Dataset excerpts:
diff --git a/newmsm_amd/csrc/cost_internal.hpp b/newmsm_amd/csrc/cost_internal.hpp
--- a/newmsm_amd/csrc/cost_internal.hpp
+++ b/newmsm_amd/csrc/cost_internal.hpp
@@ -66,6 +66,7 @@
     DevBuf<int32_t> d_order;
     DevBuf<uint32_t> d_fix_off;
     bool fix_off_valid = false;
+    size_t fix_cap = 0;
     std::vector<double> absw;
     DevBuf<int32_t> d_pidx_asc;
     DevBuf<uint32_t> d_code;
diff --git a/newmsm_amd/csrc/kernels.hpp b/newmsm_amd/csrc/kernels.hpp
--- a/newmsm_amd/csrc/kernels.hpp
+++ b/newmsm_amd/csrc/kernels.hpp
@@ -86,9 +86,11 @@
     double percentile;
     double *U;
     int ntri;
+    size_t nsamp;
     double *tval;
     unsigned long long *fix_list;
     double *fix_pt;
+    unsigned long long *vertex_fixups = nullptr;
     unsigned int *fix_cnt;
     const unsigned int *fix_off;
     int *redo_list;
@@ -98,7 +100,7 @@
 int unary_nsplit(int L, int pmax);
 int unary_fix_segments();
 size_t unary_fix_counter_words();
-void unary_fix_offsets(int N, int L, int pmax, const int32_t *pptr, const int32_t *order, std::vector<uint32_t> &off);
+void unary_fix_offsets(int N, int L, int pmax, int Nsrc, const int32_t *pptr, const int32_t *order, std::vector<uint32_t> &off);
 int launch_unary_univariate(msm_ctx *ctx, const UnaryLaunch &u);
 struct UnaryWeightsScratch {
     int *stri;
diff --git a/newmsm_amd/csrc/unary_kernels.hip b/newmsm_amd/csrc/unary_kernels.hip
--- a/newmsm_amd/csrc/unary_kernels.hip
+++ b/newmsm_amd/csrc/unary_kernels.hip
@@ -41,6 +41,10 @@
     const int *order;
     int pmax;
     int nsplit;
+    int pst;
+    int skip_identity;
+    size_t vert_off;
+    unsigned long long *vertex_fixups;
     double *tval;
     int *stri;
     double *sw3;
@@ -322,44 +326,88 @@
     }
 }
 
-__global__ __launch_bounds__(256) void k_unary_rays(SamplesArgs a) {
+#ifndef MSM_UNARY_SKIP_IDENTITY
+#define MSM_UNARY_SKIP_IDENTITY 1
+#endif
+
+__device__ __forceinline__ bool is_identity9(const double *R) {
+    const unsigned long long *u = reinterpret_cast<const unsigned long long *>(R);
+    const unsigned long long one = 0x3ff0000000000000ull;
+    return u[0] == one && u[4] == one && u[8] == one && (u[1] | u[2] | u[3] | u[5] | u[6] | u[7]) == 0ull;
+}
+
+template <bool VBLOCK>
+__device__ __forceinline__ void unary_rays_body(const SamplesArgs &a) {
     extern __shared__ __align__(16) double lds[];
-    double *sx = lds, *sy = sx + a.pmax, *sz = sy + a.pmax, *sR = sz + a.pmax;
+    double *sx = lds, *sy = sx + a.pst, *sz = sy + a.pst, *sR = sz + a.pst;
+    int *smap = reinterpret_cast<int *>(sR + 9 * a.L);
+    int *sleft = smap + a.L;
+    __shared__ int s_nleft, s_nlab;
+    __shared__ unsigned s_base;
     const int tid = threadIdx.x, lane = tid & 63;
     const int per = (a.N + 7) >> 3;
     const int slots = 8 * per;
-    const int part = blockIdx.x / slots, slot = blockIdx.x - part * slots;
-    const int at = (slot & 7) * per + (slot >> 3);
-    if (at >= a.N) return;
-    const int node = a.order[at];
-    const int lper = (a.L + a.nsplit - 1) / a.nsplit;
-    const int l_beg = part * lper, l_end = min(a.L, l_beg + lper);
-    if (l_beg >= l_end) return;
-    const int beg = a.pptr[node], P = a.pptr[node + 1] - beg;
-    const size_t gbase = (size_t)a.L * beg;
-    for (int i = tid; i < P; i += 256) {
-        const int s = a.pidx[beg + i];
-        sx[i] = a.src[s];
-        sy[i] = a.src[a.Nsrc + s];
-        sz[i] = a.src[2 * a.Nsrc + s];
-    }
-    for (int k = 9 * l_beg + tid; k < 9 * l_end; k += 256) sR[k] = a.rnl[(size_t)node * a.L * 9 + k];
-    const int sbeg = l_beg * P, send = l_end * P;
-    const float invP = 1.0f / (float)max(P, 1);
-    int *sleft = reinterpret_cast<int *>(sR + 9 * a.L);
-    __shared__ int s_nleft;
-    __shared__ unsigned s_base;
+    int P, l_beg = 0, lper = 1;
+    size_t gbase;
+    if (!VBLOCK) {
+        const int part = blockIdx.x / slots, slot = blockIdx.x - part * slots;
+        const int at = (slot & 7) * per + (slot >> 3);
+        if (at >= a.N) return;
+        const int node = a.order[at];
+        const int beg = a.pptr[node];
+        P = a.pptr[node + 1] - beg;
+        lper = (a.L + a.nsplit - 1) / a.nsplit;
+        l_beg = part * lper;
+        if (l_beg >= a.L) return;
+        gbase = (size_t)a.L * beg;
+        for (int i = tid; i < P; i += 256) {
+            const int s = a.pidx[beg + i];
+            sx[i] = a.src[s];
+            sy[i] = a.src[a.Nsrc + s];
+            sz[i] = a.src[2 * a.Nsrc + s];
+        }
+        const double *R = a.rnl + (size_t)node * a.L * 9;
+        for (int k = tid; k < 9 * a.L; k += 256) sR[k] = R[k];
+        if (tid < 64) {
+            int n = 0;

Your instructions: Give back exactly the lines of the listing above that run from the line with "DevBuf<uint32_t> d_fix_off;" to the line with "diff --git a/newmsm_amd/csrc/kernels.hpp", inclusive.

Written answer:
     DevBuf<uint32_t> d_fix_off;
     bool fix_off_valid = false;
+    size_t fix_cap = 0;
     std::vector<double> absw;
     DevBuf<int32_t> d_pidx_asc;
     DevBuf<uint32_t> d_code;
diff --git a/newmsm_amd/csrc/kernels.hpp b/newmsm_amd/csrc/kernels.hpp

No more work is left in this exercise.